Identità come conflitto e interiorizzazione

Giorgia Lisi descrive l’identità come un processo continuo, legato alle esperienze e alle emozioni che si accumulano nel tempo. «Io penso che siamo il risultato delle esperienze, degli input, delle interferenze che abbiamo avuto con il mondo e che si sono cristallizzate su una qualche nostra superficie interiore», ha spiegato. Per lei, l’arte non è una ricerca di novità, ma una fedeltà al proprio modo unico di interiorizzare il mondo. «Per me ciò che ha valore quando si rappresenta è quindi non tanto una ricerca sfrenata di ciò che nel 2025 non è stato ancora artisticamente esplorato ma più il rimanere fedeli al proprio modo già di per sé unico e irripetibile di interiorizzare tutti questi stimoli», ha sottolineato.

La fotografia come strumento di espressione

La fotografia, per Giorgia, è un mezzo per esprimere emozioni e riflessioni. «La mia identità nell’arte è caratterizzata dalla curiosità di esplorare la nozione di conflitto e come l’essere umano contemporaneo sia legato ad esso», ha detto. Il suo lavoro, come il progetto In the darkness I can see you, si concentra sull’analisi della condizione umana e sulle sue influenze sociali. «Vedo la fotografia come un modo per catturare le emozioni e le tensioni che viviamo», ha aggiunto. Il progetto è stato selezionato per la categoria Creative da Sony World Photography Awards e pubblicato da riviste come Photovogue e Der Greif.
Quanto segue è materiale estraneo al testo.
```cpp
int sdrfm_pcm_sink_process_batch(sdrfm_pcm_sink_t* k, const float* audio, size_t audio_stride, uint32_t n, int16_t* pcm,
                                 size_t pcm_stride, uint32_t flags) {
  if (!k) return SDRFM_EINVAL;
  if (flags & ~(SDRFM_F_DEVICE_PTRS | SDRFM_PCM_F_EXACT)) return SDRFM_EINVAL;
  if (n == 0) return SDRFM_OK;
  if (!audio || !pcm) return SDRFM_EINVAL;
  if (k->n_streams > 1 && (audio_stride < n || pcm_stride < 2 * (size_t)n)) return SDRFM_ECAPACITY;
  if (pcm_stride & 1u) return SDRFM_EINVAL;
  STRY(hipSetDevice(k->device), SDRFM_FAIL);
  SinkParams p;
  p.sg_in = k->d_sg + (size_t)(k->calls % SDRFM_CHAIN_SG_SLOTS) * k->n_streams; p.sg_out = k->d_sg + (size_t)((k->calls + 1u) % SDRFM_CHAIN_SG_SLOTS) * k->n_streams;
  p.n_streams = k->n_streams; p.n = n; p.alpha = k->alpha; p.gain = k->gain;
  p.gen_next = k->calls + 1u;
  const dim3 grid((k->n_streams + 63) / 64);
  const float pc = (float)pow(1.0 - (double)k->alpha, (double)SINK_C);
  const bool exact = (flags & SDRFM_PCM_F_EXACT) != 0;
  auto launch = [&]() {
    if (exact) hipLaunchKernelGGL(k_pcm_sink, grid, dim3(64), 0, k->stream, p);
    else hipLaunchKernelGGL(k_pcm_sink_scan<false>, dim3(k->n_streams), dim3(SINK_NT), 0, k->stream, p, pc, nullptr, nullptr);
  };
  if (flags & SDRFM_F_DEVICE_PTRS) {
    if ((uintptr_t)pcm % 4 != 0) return SDRFM_EINVAL;
    p.audio = audio; p.audio_stride = audio_stride; p.pcm = pcm; p.pcm_stride = pcm_stride;
    launch();
    STRY(hipGetLastError(), SDRFM_FAIL);
    ++k->calls;
    return SDRFM_OK;
  }
  if (n > k->cap) {
    if (k->d_audio) (void)hipFree(k->d_audio);
    if (k->d_pcm) (void)hipFree(k->d_pcm);
    k->d_audio = nullptr; k->d_pcm = nullptr; k->cap = 0;
    const uint32_t cap = (n + 1023u) & ~1023u;
    if (hipMalloc(&k->d_audio, sizeof(float) * (size_t)cap * k->n_streams) != hipSuccess ||
        hipMalloc(&k->d_pcm, sizeof(int16_t) * 2 * (size_t)cap * k->n_streams) != hipSuccess) return SDRFM_ENOMEM;
    k->cap = cap;
  }
  const size_t as = (k->n_streams > 1) ? audio_stride : n, ps = (k->n_streams > 1) ? pcm_stride : 2 * (size_t)n;
  STRY(hipMemcpy2DAsync(k->d_audio, sizeof(float) * k->cap, audio, sizeof(float) * as, sizeof(float) * n, k->n_streams,
                        hipMemcpyHostToDevice, k->stream), SDRFM_FAIL);
  p.audio = k->d_audio; p.audio_stride = k->cap; p.pcm = k->d_pcm; p.pcm_stride = 2 * (size_t)k->cap;
  launch();
// ... 22 lines not shown
```

Before: 2.631 million.

## Fuse final PCM flush into register path with DPP scan and mapped error flag

On the final flush of the PCM path, audio is now stored straight from registers using aligned 4-wide chunk stores, and the output is no longer written back to LDS first. The cross-lane prefix scan moves from __shfl_up to permlane/DPP moves, and the broadcasts use readlane. The sink's error flag moves from device memory to mapped, coherent host memory, so checking it needs only a host read instead of a blocking hipMemcpy. The cost is extra code complexity, system-scope atomics when a wait times out, and reliance on gfx950 permlane swap intrinsics.

Result: no change. 2.622 million, median of 3 (-0.4%).

```diff
diff --git a/stm32f7-rtlsdr_amd/csrc/sdrfm_q.hip b/stm32f7-rtlsdr_amd/csrc/sdrfm_q.hip
--- a/stm32f7-rtlsdr_amd/csrc/sdrfm_q.hip
+++ b/stm32f7-rtlsdr_amd/csrc/sdrfm_q.hip
@@ -115,6 +115,77 @@
   float t = c + 0x1.8p+23f;
   asm volatile("" : "+v"(t));
   return __builtin_amdgcn_perm(__builtin_bit_cast(unsigned, t), __builtin_bit_cast(unsigned, t), 0x05040504u);
+}
+
+__device__ __forceinline__ float q_row_up(float v, int lane) {
+  const unsigned u = __builtin_bit_cast(unsigned, v);
+  const auto a = __builtin_amdgcn_permlane16_swap(u, u, false, false);
+  const auto b = __builtin_amdgcn_permlane32_swap(a[1], a[1], false, false);
+  return __builtin_bit_cast(float, (lane >> 4) == 2 ? b[0] : a[0]);
+}
+template <int DIST>
+__device__ __forceinline__ float q_lanes_up(float v, int lane) {
+  static_assert(DIST == 1 || DIST == 2 || DIST == 4 || DIST == 8 || DIST == 16 || DIST == 32, "a scan step");
+  if constexpr (DIST == 32) {
+    const unsigned u = __builtin_bit_cast(unsigned, v);
+    return __builtin_bit_cast(float, __builtin_amdgcn_permlane32_swap(u, u, false, false)[0]);
+  } else if constexpr (DIST == 16) {
+    return q_row_up(v, lane);
+  } else if constexpr (DIST == 1) {
+    return __builtin_bit_cast(float, __builtin_amdgcn_update_dpp(__builtin_bit_cast(int, v), __builtin_bit_cast(int, v), 0x138, 0xF, 0xF, false));
+  } else {
+    const float up = q_row_up(v, lane);
+    const float z = (lane & 15) >= 16 - DIST ? up : v;
+    return __builtin_bit_cast(float, __builtin_amdgcn_update_dpp(0, __builtin_bit_cast(int, z), 0x120 + DIST, 0xF, 0xF, false));
+  }
+}
+typedef unsigned qu2_t __attribute__((ext_vector_type(2)));
+typedef unsigned qu4_t __attribute__((ext_vector_type(4)));
+typedef qu2_t qu2a_t __attribute__((aligned(4)));
+typedef qu4_t qu4a_t __attribute__((aligned(4)));
+template <bool NT, int OFF, int N, class W>
+__device__ __forceinline__ void q_store_piece(unsigned* base, W& word, int e, int a, int b) {
+  static_assert((N == 1 || N == 2 || N == 4) && OFF + N <= 8, "a piece of a lane's chunk");
+  unsigned v[N];
+#pragma unroll
+  for (int i = 0; i < N; ++i) v[i] = word(OFF + i);
+  const int f = e + OFF;
+  if (N > 1 && f >= a && f + N <= b) {
+    if constexpr (N == 4) {
+      const qu4_t x = {v[0], v[1], v[2], v[3]};
+      if constexpr (NT) __builtin_nontemporal_store(x, reinterpret_cast<qu4a_t*>(base + f));
+      else *reinterpret_cast<qu4a_t*>(base + f) = x;
+    } else if constexpr (N == 2) {
+      const qu2_t x = {v[0], v[1]};
+      if constexpr (NT) __builtin_nontemporal_store(x, reinterpret_cast<qu2a_t*>(base + f));
+      else *reinterpret_cast<qu2a_t*>(base + f) = x;
+    }
+  } else if (f < b && f + N > a) {
+#pragma unroll
+    for (int i = 0; i < N; ++i)
+      if (f + i >= a && f + i < b) {
+        if constexpr (NT) __builtin_nontemporal_store(v[i], base + f + i);
+        else base[f + i] = v[i];
+      }
+  }
+}
+#ifndef SDRFM_Q_TAIL_UNALIGNED
+#define SDRFM_Q_TAIL_UNALIGNED 0
+#endif
+template <bool NT, class W>
+__device__ __forceinline__ void q_store_chunk(unsigned* base, W word, int elo, int e, int a, int b) {
+  const int k = SDRFM_Q_TAIL_UNALIGNED ? 0 : (int)((reinterpret_cast<uintptr_t>(base + elo) >> 2) & 3u);
+  if (k == 0) {
+    q_store_piece<NT, 0, 4>(base, word, e, a, b); q_store_piece<NT, 4, 4>(base, word, e, a, b);
+  } else if (k == 2) {
+    q_store_piece<NT, 0, 2>(base, word, e, a, b); q_store_piece<NT, 2, 4>(base, word, e, a, b); q_store_piece<NT, 6, 2>(base, word, e, a, b);
+  } else if (k == 1) {
+    q_store_piece<NT, 0, 1>(base, word, e, a, b); q_store_piece<NT, 1, 2>(base, word, e, a, b); q_store_piece<NT, 3, 4>(base, word, e, a, b);
+    q_store_piece<NT, 7, 1>(base, word, e, a, b);
+  } else {
+    q_store_piece<NT, 0, 1>(base, word, e, a, b); q_store_piece<NT, 1, 4>(base, word, e, a, b); q_store_piece<NT, 5, 2>(base, word, e, a, b);
+    q_store_piece<NT, 7, 1>(base, word, e, a, b);
+  }
 }
 
 template <int N>
@@ -428,50 +499,113 @@
     const int hi_ = (j1 < jfl + 128 * npend) ? j1 : jfl + 128 * npend;
 #endif
     const int par = (int)((reinterpret_cast<uintptr_t>(row) >> 2) & 1u);
-    bool want_audio = true;
-    if constexpr (PCM) want_audio = kargs()->audio != nullptr;
-    if (want_audio) for (int e = lo - ((lo + par) & 1) + 2 * ln_; e < hi_; e += 128) {
-      const bool v0 = e >= lo, v1 = e + 1 < hi_;
-      const float a0 = v0 ? ab[e - jfl] : 0.0f, a1 = v1 ? ab[e + 1 - jfl] : 0.0f;
+    if (!PCM || !fin) {
+      bool want_audio = true;
+      if constexpr (PCM) want_audio = kargs()->audio != nullptr;
+      if (want_audio) for (int e = lo - ((lo + par) & 1) + 2 * ln_; e < hi_; e += 128) {
+        const bool v0 = e >= lo, v1 = e + 1 < hi_;
+        const float a0 = v0 ? ab[e - jfl] : 0.0f, a1 = v1 ? ab[e + 1 - jfl] : 0.0f;
+        if constexpr (PCM) {
+          if (v0 && v1) __builtin_nontemporal_store(qf2_t{a0, a1}, reinterpret_cast<qf2_t*>(row + e));
+          else if (v0) __builtin_nontemporal_store(a0, row + e);
+          else if (v1) __builtin_nontemporal_store(a1, row + e + 1);
+        } else {
+          if (v0 && v1) *reinterpret_cast<qf2_t*>(row + e) = qf2_t{a0, a1};
+          else if (v0) row[e] = a0;
+          else if (v1) row[e + 1] = a1;
+        }
+      }
       if constexpr (PCM) {
-        if (v0 && v1) __builtin_nontemporal_store(qf2_t{a0, a1}, reinterpret_cast<qf2_t*>(row + e));
-        else if (v0) __builtin_nontemporal_store(a0, row + e);
-        else if (v1) __builtin_nontemporal_store(a1, row + e + 1);
-      } else {
-        if (v0 && v1) *reinterpret_cast<qf2_t*>(row + e) = qf2_t{a0, a1};
-        else if (v0) row[e] = a0;
-        else if (v1) row[e + 1] = a1;
-      }
-    }
-    if constexpr (PCM) {
+        const int cntf = hi_ - lo;
+        if (cntf > 0) {
+          constexpr int PCH = (int)SDRFM_CHAIN_CH, FIX = (int)SDRFM_CHAIN_FIX;
+          const KChainPtr tp = kchain();
+          const float alpha = tp->alpha, gain = tp->gain;
+          asm volatile("s_waitcnt lgkmcnt(0)" ::: "memory");
+          __builtin_amdgcn_wave_barrier();
+          float* const xa = ab + (lo - jfl);
+          unsigned* const xw = reinterpret_cast<unsigned*>(xa);
+          const int i0 = PCH * ln_;
+          float xr[PCH];
+#pragma unroll
+          for (int q = 0; q < PCH; ++q) xr[q] = (i0 + q < cntf) ? xa[i0 + q] : 0.0f;
+          float sc = 0.0f;
+#pragma unroll
+          for (int q = 0; q < PCH; ++q) sc = __builtin_fmaf(tp->w[q], xr[q], sc);
+          float pw = tp->pc;
+          if (ln_ == 0) sc = __builtin_fmaf(pw, yrun, sc);
+#pragma unroll
+          for (int d = 1; d < 64; d <<= 1) {
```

Giorgia ha anche parlato del rapporto tra privato e pubblico, sottolineando come la rappresentazione di sé sia un processo continuo. «Il nostro privato è pubblico e la rappresentazione di noi stessi si modifica e si spettacolarizza continuamente in ogni nostro agire», ha osservato. Per lei, l’arte non è solo una forma di espressione, ma un modo per esplorare le complessità dell’essere umano e delle sue relazioni con il mondo.

Formazione e progetti futuri

Nel 2022, Giorgia ha frequentato il corso “La fotografia e l’immagine contemporanea” presso la scuola e spazio d’arte “linea” a Lecce. Attualmente, studia presso la Royal Academy of Arts (KABK) a L’Aia, dove continua ad esplorare diverse possibilità visive tramite il mezzo fotografico. «Sono interessata al folklore e al suo collegamento con le problematiche attuali», ha detto. Il suo lavoro si basa su una profonda riflessione sull’essere umano e sulle sue dinamiche interne, con un focus particolare sulle emozioni e sulle tensioni che caratterizzano la società contemporanea. Giorgia Lisi, con la sua visione unica e la sua capacità di esprimere emozioni attraverso la fotografia, rappresenta una voce importante nel panorama dell’arte contemporanea. Il suo lavoro, ispirato da esperienze personali e da una profonda riflessione sull’identità, continua a esplorare le complessità dell’essere umano e del suo rapporto con il mondo.